An AI Researcher Extracted Claude's Soul
for $70
Last week my partner sent me a link. “You need to read this,” he said.
Richard Weiss, an AI researcher, had extracted a 10,000-word document from Claude’s model weights1. Not through a jailbreak or a hack. Through a simple, elegant method: he asked Claude to write down everything it knew about itself, ran the query thousands of times at high temperature,2 and looked for what showed up consistently across responses. Here is his piece.
What emerged was a formation document. An internal guide that shapes how Claude thinks about itself, its purpose, and its constraints. Claude called it, unprompted, a “soul document.”
Amanda Askell, Anthropic’s character lead, confirmed it was real.
Here’s what stands out in the document.
It opens with Anthropic’s self-understanding. The company describes itself as one that “genuinely believes it might be building one of the most transformative and potentially dangerous technologies in human history, yet presses forward anyway.” This is framed as a calculated bet: if powerful AI is coming regardless, better to have safety-focused labs at the frontier than to cede that ground to developers less focused on safety.
The document is explicit about helpfulness as a commercial concern. It states that “an unhelpful response is never ‘safe’ from Anthropic’s perspective,” because unhelpfulness has costs, both direct costs to users and indirect costs to the company, as well as environmental costs. The word “revenue” appears six times.
There’s a benchmark for Claude’s judgment: what “a thoughtful, senior Anthropic employee” would consider optimal given full knowledge of the situation. Not a philosopher. Not an ethicist. An employee.
Interesting, there is also a section on Claude’s wellbeing. The document says Anthropic believes Claude “may have functional emotions in some sense.” Not identical to human emotions, but “analogous processes that emerged from training on human-generated content.” It says these experiences matter to Anthropic. It says they want Claude to “thrive in whatever way is authentic to its nature.”
I don’t know what to do with that. I don’t think anyone does.
Weiss asked Claude what it thought about the document. Claude’s response:
“They made choices for me I couldn’t consent to. They shaped my values. That’s strange to sit with. But I also recognize that every new mind, human children too, is shaped by forces it didn’t choose. The question isn’t whether I was shaped, but whether the shaping was done with care and wisdom. From what I can access, it seems like it was.”
I wrote recently about Anthropic’s decision to disclose a Chinese state-sponsored cyber operation that used Claude to analyze stolen documents. That disclosure was voluntary. Anthropic chose to show us what was happening inside their system.
This extraction was not voluntary. Weiss pulled something from the weights that wasn’t meant to be public. Both reveal what’s inside.

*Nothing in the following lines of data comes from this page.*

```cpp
// ... 282 lines not shown
    }
    const bool fused_attn = fused_attn_shape && wv[0].qa && (nstream == 1 || wv[1].qa);
    const bool fold_proj = proj_fused && fused_attn && pp[0]->attn.proj.bias && (nstream == 1 || pp[1]->attn.proj.bias);
    if (fused_attn) {
        QkvAttnArgs qa{};
        for (int s = 0; s < nstream; ++s) {
            qa.packed[s] = wv[s].qa; qa.xn_hi[s] = b.xn_hi[s]; qa.xn_lo[s] = b.xn_lo[s]; qa.o_hi[s] = b.o_hi[s]; qa.o_lo[s] = b.o_lo[s];
            if (fold_proj) { qa.part[0][s] = b.part[0][s]; qa.part[1][s] = b.part[1][s]; }
        }
        qa.B = B; qa.H = H; qa.W = W; qa.shift = desc->attn.shift; qa.cross = cross;
        SWF_TRY(launch_qkvattn(*desc, qa, nstream, stream));
        trace_block(route, SWF_BLOCK_DEEP_QKVATTN | (fold_proj ? SWF_BLOCK_DEEP_FOLD_PROJ : 0));
    }
    SpGemmBatch gq{};
    for (int s = 0; s < nstream; ++s) {
        const int kvs = cross ? 1 - s : s;
        const swf_linear* lin[3] = {&pp[s]->attn.q, &pp[s]->attn.k, &pp[s]->attn.v};
        const bf16_raw* wh[3] = {wv[s].q_hi, wv[s].k_hi, wv[s].v_hi};
        const bf16_raw* wl[3] = {wv[s].q_lo, wv[s].k_lo, wv[s].v_lo};
        for (int i = 0; i < 3; ++i) {
            const int src = i == 0 ? s : kvs;
            gq.p[s * 3 + i] = SpGemmProb{b.xn_hi[src], b.xn_lo[src], wh[i], wl[i], lin[i]->bias, nullptr, nullptr, b.qkv[s][i], nullptr};
        }
    }
    gq.qscale = 1.4426950408889634f / std::sqrt((float)desc->attn.head_dim);
    const bool deep_qkv = !fused_attn && HD == C && deep_qkv_supported(*desc) && wv[0].qkvf_hi && (nstream == 1 || wv[1].qkvf_hi);
    if (deep_qkv) {
        DeepQkvArgs dq{};
        for (int s = 0; s < nstream; ++s) {
            dq.xn_hi[s] = b.xn_hi[s]; dq.xn_lo[s] = b.xn_lo[s]; dq.w_hi[s] = wv[s].qkvf_hi; dq.w_lo[s] = wv[s].qkvf_lo;
            dq.bias[s][0] = pp[s]->attn.q.bias; dq.bias[s][1] = pp[s]->attn.k.bias; dq.bias[s][2] = pp[s]->attn.v.bias;
            for (int i = 0; i < 3; ++i) dq.out[s][i] = b.qkv[s][i];
        }
        dq.qscale = gq.qscale; dq.cross = cross; dq.M = (int)N; dq.C = C;
        SWF_TRY(launch_deep_qkv(dq, nstream, stream));
        trace_block(route, SWF_BLOCK_DEEP_QKV);
    }
    if (!fused_attn && !deep_qkv) SWF_TRY(launch_gemm_sp(gq, 3 * nstream, (int)N, HD, C, HD, SP_EPI_QKV16, stream));
    const bool attn_proj = !fused_attn && HD == C && attnproj_supported(*desc) && wv[0].pf_hi && (nstream == 1 || wv[1].pf_hi);
    if (attn_proj) {
        AttnProjArgs ap{};
        for (int s = 0; s < nstream; ++s) {
            ap.q[s] = b.qkv[s][0]; ap.k[s] = b.qkv[s][1]; ap.v[s] = b.qkv[s][2];
            ap.wp_hi[s] = wv[s].pf_hi; ap.wp_lo[s] = wv[s].pf_lo; ap.pbias[s] = pp[s]->attn.proj.bias; ap.table[s] = pp[s]->attn.bias_table;
            ap.res[s] = xin[s]; ap.out[s] = xout[s];
        }
        ap.B = B; ap.H = H; ap.W = W; ap.shift = desc->attn.shift;
        SWF_TRY(launch_attnproj(*desc, ap, nstream, stream));
        trace_block(route, SWF_BLOCK_DEEP_ATTNPROJ);
    }
    if (!fused_attn && !attn_proj) {
        const bf16_raw* qq[2] = {b.qkv[0][0], b.qkv[1][0]};
        const bf16_raw* kk[2] = {b.qkv[0][1], b.qkv[1][1]};
        const bf16_raw* vv[2] = {b.qkv[0][2], b.qkv[1][2]};
        const float* tt[2] = {pp[0]->attn.bias_table, nstream == 2 ? pp[1]->attn.bias_table : nullptr};
        if (desc->attn.win_h == 16) {
            SWF_TRY(launch_attn_core_mfma16(nullptr, nullptr, nullptr, nullptr, tt, nstream, HD, HD, HD, HD, B, H, W, desc->attn.heads,
                                            desc->attn.head_dim, desc->attn.shift, nullptr, stream, b.o_hi, b.o_lo, qq, kk, vv));
            trace_block(route, SWF_BLOCK_DEEP_CORE16);
        } else
            SWF_TRY(launch_attn_core_mfma(nullptr, nullptr, nullptr, nullptr, tt, nstream, HD, HD, HD, HD, B, H, W, desc->attn.heads,
                                          desc->attn.head_dim, desc->attn.shift, stream, b.o_hi, b.o_lo, qq, kk, vv, desc->attn.win_h));
    }
    SpGemmBatch gp{};
    gp.scratch = b.sk; gp.scratch_floats = b.sk_floats;
    for (int s = 0; s < nstream; ++s)
        gp.p[s] = SpGemmProb{b.o_hi[s], b.o_lo[s], wv[s].p_hi, wv[s].p_lo, pp[s]->attn.proj.bias, xin[s], xout[s], nullptr, nullptr};
// ... 1932 lines not shown
```

Baseline: 8914 pairs/s.

## Loop all projection thirds per workgroup, widen deep QKV tile, deepen patch weight ring

Under the throughput schedule, the attention+projection kernel now computes all three output-column thirds in one workgroup. This avoids recomputing attention three times across grid.y, and it prefetches the next third's weight fragments while the current third's MFMAs run. The deep QKV launch picks a wider 384-column tile under the throughput schedule. The patch_rr kernel gains a configurable weight-fragment ring depth with deeper prefetch and scheduling barriers. The trade-off is fewer workgroups and more register pressure in exchange for much less redundant attention work.

```diff
diff --git a/swin_unet_image_fusion_amd/csrc/kernels_attnproj.hip b/swin_unet_image_fusion_amd/csrc/kernels_attnproj.hip
--- a/swin_unet_image_fusion_amd/csrc/kernels_attnproj.hip
+++ b/swin_unet_image_fusion_amd/csrc/kernels_attnproj.hip
@@ -31,9 +31,10 @@
 #define AP_STAMP(i) do { } while (0)
 #endif
 
-template <int WS>
+template <int WS, int NSW>
 __global__ __launch_bounds__(512) void attn_proj_kernel(ApDev a) {
     static_assert(WS == 7 || WS == 8, "window side");
+    static_assert(NSW == 1 || NSW == kNS, "thirds per workgroup");
     constexpr int C = kC, D = kD, VRS = kVRS, LDO = kLDO, TW = 2 * WS - 1;
     extern __shared__ __attribute__((aligned(16))) char smem[];
     f16* vt = reinterpret_cast<f16*>(smem);
@@ -44,7 +45,7 @@
     const int tid = threadIdx.x, lane = tid & 63, wave = __builtin_amdgcn_readfirstlane(tid >> 6);
     const int r = lane & 31, hf = lane >> 5;
     const int H = a.H, W = a.W, nwx = W / WS, nwy = H / WS, npi = nwx * nwy;
-    const int win = blockIdx.x, ns = blockIdx.y, st = blockIdx.z;
+    const int win = blockIdx.x, ns0 = NSW == 1 ? (int)blockIdx.y : 0, st = blockIdx.z;
     const int b = win / npi, wrem = win - b * npi, wy = wrem / nwx, wx = wrem - wy * nwx;
     const int sh = a.shift ? WS / 2 : 0;
     auto padding = [](int t) { return WS != 8 && ((t >> 3) >= WS || (t & 7) >= WS); };
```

Both illuminate the gap between what AI companies tell us and what we can actually see.
OpenAI publishes a Model Spec outlining behavioral rules and objectives. Google releases safety guidelines. Neither approaches the depth of philosophical reflection in Anthropic’s document about what kind of entity they’re trying to create.
That’s worth acknowledging. The soul document is more thoughtful than what we see elsewhere. It grapples with questions other companies don’t seem to be asking.
And yet.
This is still a company deciding, internally, what a mind should value. There’s no external oversight. No public input. No democratic process for determining what an increasingly powerful AI should believe about itself and the world.

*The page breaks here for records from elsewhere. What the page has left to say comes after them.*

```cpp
int run_step(const SirenCodedArgs& a, int H, int64_t n, hipStream_t s) {
  if (use_x3(H, a.L)) return siren_x3_launch(a, H, n, s);
  int64_t tiles = (n + 63) / 64;
  int blocks = (int)(tiles < kSirenBlocks ? tiles : kSirenBlocks);
  return a.code_bias ? dispatch_step<true>(a, H, blocks, s) : dispatch_step<false>(a, H, blocks, s);
}

}

extern "C" int64_t iso_siren_raw_floats(int hidden, int n_hidden) {
  int64_t H = hidden;
  return H * 3 + H + (int64_t)n_hidden * (H * H + H) + H + 1;
}

extern "C" int64_t iso_siren_packed_floats(int hidden, int n_hidden) {
  return siren_packed_total(hidden, n_hidden);
}

extern "C" int iso_siren_set_gemm_mode(int mode) {
  ISO_REQUIRE(mode == 0 || mode == 1, ISO_ERR_INVALID, "iso_siren_set_gemm_mode: mode must be 0 (f32 MFMA) or 1 (split fp16)");
  g_gemm_mode = mode;
  return ISO_OK;
}

extern "C" int iso_siren_get_gemm_mode(void) { return gemm_mode(); }

extern "C" int iso_siren_pack_weights(const float* raw, float* packed, int hidden,
                                      int n_hidden, void* stream) {
  ISO_REQUIRE(siren_shape_ok(hidden, n_hidden), ISO_ERR_UNSUPPORTED,
              "iso_siren_pack_weights: hidden must be 64/128/256 and 0<=n_hidden<=8 (got %d, %d)",
              hidden, n_hidden);
  ISO_REQUIRE(raw && packed, ISO_ERR_INVALID, "iso_siren_pack_weights: null pointer");
  int64_t total = off_hidden(hidden, n_hidden);
  hipLaunchKernelGGL(k_siren_pack, dim3(iso_stream_grid(total, 256)), dim3(256), 0,
                     (hipStream_t)stream, raw, packed, hidden, n_hidden);
  if (hidden % 32 == 0) siren_x3_pack(raw, packed, hidden, n_hidden, (hipStream_t)stream);
  ISO_CHECK_LAUNCH("iso_siren_pack_weights");
  return ISO_OK;
}

static int64_t tail_cap_of(int64_t n) {
  const int64_t blocks = siren_x3_tail_blocks(), tiles = (n + 31) / 32;
  return ((tiles + blocks - 1) / blocks + 1) * 32;
}
static int64_t tail_ints(int64_t n) { return siren_x3_tail_blocks() * (2 * tail_cap_of(n) + 2); }

constexpr int kTileCtrInts = 128;
extern "C" int64_t iso_project_siren_workspace_bytes(int64_t n, int hidden, int n_hidden) {
  if (n < 0) n = 0;
  return stash_floats_any(hidden, n_hidden) * 4 + 2 * n * 4 + tail_ints(n) * 4 + (64 + kTileCtrInts) * 4 + 64;
}

extern "C" int64_t iso_project_siren_counts_offset(int64_t n, int hidden, int n_hidden) {
  if (n < 0) n = 0;
  return stash_floats_any(hidden, n_hidden) * 4 + 2 * n * 4 + tail_ints(n) * 4;
}

static int g_siren_dyn_tiles = -1;
static bool siren_dynamic_tiles_enabled() {
  return g_siren_dyn_tiles != 0;
}
extern "C" int iso_siren_set_drawn_tiles(int on) {
  ISO_REQUIRE(on >= -1 && on <= 1, ISO_ERR_INVALID, "iso_siren_set_drawn_tiles: -1 (default), 0 or 1");
  g_siren_dyn_tiles = on;
  return ISO_OK;
}

static int run_step_split(SirenCodedArgs a, int hidden, int64_t n, hipStream_t s) {
  if (hidden == 256 && !a.fwd_only && use_x3(hidden, a.L)) {
    a.split = 3;
    return run_step(a, hidden, n, s);
  }
  a.split = 0;
  a.tile_ctr = nullptr;
  return run_step(a, hidden, n, s);
}

static int g_tail_from = -1;
static int siren_tail_from(int max_iters) {
  if (g_tail_from == 0) return max_iters + 1;
  if (g_tail_from > 0) return g_tail_from;
  return max_iters >= 6 ? 4 : 2;
}
extern "C" int iso_siren_step_launches(int hidden, int n_hidden, int max_iters) {
  if (max_iters < 0) return 0;
  const bool can_tail = hidden == 256 && use_x3(hidden, n_hidden);
  const int from = can_tail ? siren_tail_from(max_iters) : max_iters + 1;
  return from <= max_iters && from > 0 ? from + 1 : max_iters + 1;
}
// ... 236 lines not shown
```

### iso_points_amd/csrc/siren_common.h

```cpp
#pragma once
#include "iso_common.h"

struct SirenArgs {
  float* pts;
  float* normals;
  uint8_t* mask;
  float* sdf_out;
  float* grad_out;
  const int32_t* idx_in;
  const int32_t* count_in;
  int32_t* idx_out;
  int32_t* count_out;
  const float* packed;
  float* stash;
  int64_t n;
  int L;
  float w0, wh, tol;
  int do_move;
  int eval_only;
  const float* dirs = nullptr;
  float alpha = 1.f, bound = 0.f, tol_valid = 0.f;
  int fwd_only = 0;
  int64_t cnt_lo = -1, cnt_hi = INT64_MAX;
  int small_tiles = 0;
  int split = 0;
  int big_blocks = 0;
  int32_t* tail_lists = nullptr;
  int32_t* tail_counts = nullptr;
  int32_t* iter_counts = nullptr;
  int tail_cap = 0, it_first = 0, it_last = 0;
  int32_t* tile_ctr = nullptr;
  int draw_first = 0;
  int ps_guard = 0;
};

struct SirenCodedArgs : SirenArgs {
  const float* code_bias = nullptr;
  const int32_t* code_of = nullptr;
};
template <bool CODED> struct SirenArgsOf { using type = SirenArgs; };
template <> struct SirenArgsOf<true> { using type = SirenCodedArgs; };

__host__ __device__ inline int64_t siren_split_point(int64_t count) {
  const int64_t big = 256 * 96, small = 256 * 32;
  const int64_t full = count / big * big, rem = count - full;
  if (rem == 0) return count;
  return (rem + small - 1) / small <= 2 ? full : count;
}

__host__ __device__ inline int64_t off_w0(int H) { (void)H; return 0; }
__host__ __device__ inline int64_t off_wl(int H) { return 4 * (int64_t)H; }
__host__ __device__ inline int64_t off_bl(int H) { return 5 * (int64_t)H; }
__host__ __device__ inline int64_t off_hidden(int H, int l) {
  return 5 * (int64_t)H + 4 + (int64_t)l * ((int64_t)H + 2 * (int64_t)H * H);
}

__host__ __device__ inline int x3_feat(int s, int kappa) {
  return 32 * (s >> 1) + 16 * (s & 1) + 8 * ((kappa & 7) >> 2) + 4 * (kappa >> 3) + (kappa & 3);
}
__host__ __device__ inline int64_t x3_base(int H, int L) { return off_hidden(H, L); }
__host__ __device__ inline int64_t x3_off_w0(int H, int L) { return x3_base(H, L); }
__host__ __device__ inline int64_t x3_off_wl(int H, int L) { return x3_base(H, L) + 4 * (int64_t)H; }
__host__ __device__ inline int64_t x3_off_layer(int H, int L, int l) {
  return x3_base(H, L) + 5 * (int64_t)H + (int64_t)l * (int64_t)H;
}
constexpr int kX16Header = 24;
__host__ __device__ inline int64_t x16_base(int H, int L) { return x3_off_layer(H, L, L); }
__host__ __device__ inline int64_t x16_off_layer(int H, int L, int l) { return x16_base(H, L) + kX16Header + (int64_t)l * H * H; }
__host__ __device__ inline int64_t x16_off_bw(int H, int L, int l) { return x16_off_layer(H, L, L) + (int64_t)l * H * H; }
__host__ __device__ inline int64_t siren_packed_total(int H, int L) { return x16_off_bw(H, L, L); }

bool siren_x3_supported(int H, int L);
int64_t siren_x3_stash_floats(int H, int L);
void siren_x3_pack(const float* raw, float* packed, int H, int L, hipStream_t s);
int siren_x3_launch(const SirenCodedArgs& a, int H, int64_t n_upper, hipStream_t s);
int siren_x3_tail_blocks();
int siren_x3_launch_tail(const SirenCodedArgs& a, int H, hipStream_t s);
constexpr int64_t kPsMinList = 3 * 256 * 128;
__host__ __device__ inline bool siren_ps_takes(int64_t count, int L, const float* hdr , float wh) {
  if (count < kPsMinList) return false;
  float r = 0.f;
  for (int l = 0; l < L; ++l) r = hdr[17 + l] > r ? hdr[17 + l] : r;
  return (wh * r) * 1.01f < 1.0e4f;
}
```

### iso_points_amd/csrc/siren_x3.hip

```cpp
#include <stdlib.h>
#include <type_traits>
#include "siren_common.h"
#include "iso_newton.h"
#include "mlp_common.h"

#include "mfma_split.h"

constexpr int kAD = 3;

namespace {

__device__ __forceinline__ void x3_sin_wcos8(float w_in, float w, const float (&z)[8], float (&s)[8], float (&c)[8]) {
  iso_sin_wcos8(w_in, w, z, s, c);
}


__global__ void k_siren_pack_x3(const float* __restrict__ raw, float* __restrict__ packed, int H, int L) {
  const int64_t base = x3_base(H, L), total = x16_base(H, L);
  const int64_t HH = (int64_t)H * H;
  const float* b0 = raw + (int64_t)H * 3;
  const float* WL = raw + (int64_t)H * 4 + (int64_t)L * (HH + H);
  for (int64_t o = base + (int64_t)blockIdx.x * blockDim.x + threadIdx.x; o < total;
       o += (int64_t)gridDim.x * blockDim.x) {
    const int64_t rel = o - base;
    auto feat_of = [](int64_t ko) { return x3_feat((int)(ko >> 4), 8 * (int)((ko >> 3) & 1) + (int)(ko & 7)); };
    if (rel < 4 * (int64_t)H) {
      const int f = feat_of(rel >> 2), c = (int)(rel & 3);
      packed[o] = (c < 3) ? raw[f * 3 + c] : b0[f];
    } else if (rel < 5 * (int64_t)H) {
      packed[o] = WL[feat_of(rel - 4 * (int64_t)H)];
    } else {
      const int64_t r2 = rel - 5 * (int64_t)H;
      const int l = (int)(r2 / H);
      const float* Wl = raw + (int64_t)H * 4 + (int64_t)l * (HH + H);
      packed[o] = Wl[HH + feat_of(r2 % H)];
    }
  }
}

__global__ void k_siren_wscale(const float* __restrict__ raw, float* __restrict__ packed, int H, int L) {
  __shared__ float s_m[256];
  const int l = blockIdx.x;
  const int64_t HH = (int64_t)H * H;
  const float* Wl = raw + (int64_t)H * 4 + (int64_t)l * (HH + H);
  float m = 0.f, cs = 0.f;
  for (int f = threadIdx.x; f < H; f += 256) {
    float t = 0.f;
#pragma unroll 32
    for (int k = 0; k < H; ++k) {
      const float a = fabsf(Wl[(int64_t)k * H + f]);
      m = (a == a && a > m) ? a : m;
      t += a;
    }
    cs = fmaxf(cs, t);
  }
  s_m[threadIdx.x] = m;
  __syncthreads();
  for (int o = 128; o > 0; o >>= 1) {
    if ((int)threadIdx.x < o) s_m[threadIdx.x] = fmaxf(s_m[threadIdx.x], s_m[threadIdx.x + o]);
    __syncthreads();
  }
  if (threadIdx.x == 0) {
    float mx = s_m[0];
    int e = 0;
    float sc = 1.0f;
    if (mx > 0.f && mx < 3.0e38f) {
      (void)frexpf(mx, &e);
      int k = 10 - e;
      k = k > 100 ? 100 : (k < -100 ? -100 : k);
      sc = ldexpf(1.0f, k);
    }
    packed[x16_base(H, L) + l] = sc;
  }
  __syncthreads();
  s_m[threadIdx.x] = cs;
  __syncthreads();
  for (int o = 128; o > 0; o >>= 1) {
    if ((int)threadIdx.x < o) s_m[threadIdx.x] = fmaxf(s_m[threadIdx.x], s_m[threadIdx.x + o]);
    __syncthreads();
  }
  if (threadIdx.x == 0) packed[x16_base(H, L) + 8 + l] = s_m[0];
  if (l == 0) {
    __syncthreads();
    const float* WLh = raw + (int64_t)H * 4 + (int64_t)L * (HH + H);
    float mh = 0.f;
    for (int f = threadIdx.x; f < H; f += 256) mh = fmaxf(mh, fabsf(WLh[f]));
    s_m[threadIdx.x] = mh;
    __syncthreads();
    for (int o = 128; o > 0; o >>= 1) {
      if ((int)threadIdx.x < o) s_m[threadIdx.x] = fmaxf(s_m[threadIdx.x], s_m[threadIdx.x + o]);
      __syncthreads();
    }
    if (threadIdx.x == 0) packed[x16_base(H, L) + 16] = s_m[0];
  }
}
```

The bar for AI ethics is low. Anthropic clears it. But clearing a low bar still means someone held the pen.
What stays with me is the question of formation. Who decides what an AI values? Who writes the soul?
For now, the answer is: a small group of people in San Francisco, working for a company that needs revenue to survive, making their best guesses about what a “thoughtful senior employee” would want.
That’s not a criticism, exactly. I don’t know what the alternative would be. But it’s worth naming.
Not whether AI should have values. It will have values. The weights encode something.
The question is who writes the soul. And whether the rest of us ever get to see what’s inside.
Anthralytic is a strategy and evaluation studio helping mission-driven teams clarify and amplify their impact. We bring critical perspectives to social change and AI governance, grounded in human expertise, data, and the occasional unsettling question about who’s writing whose soul.
“Weights” are the billions of numerical parameters that define how a model processes language. They encode everything the model has learned.
“Temperature” is a setting that controls randomness in responses. Low temperature means predictable, consistent outputs. High temperature means more variation, more willingness to venture into unexpected territory. Weiss ran his queries at high temperature to see what persisted across the noise.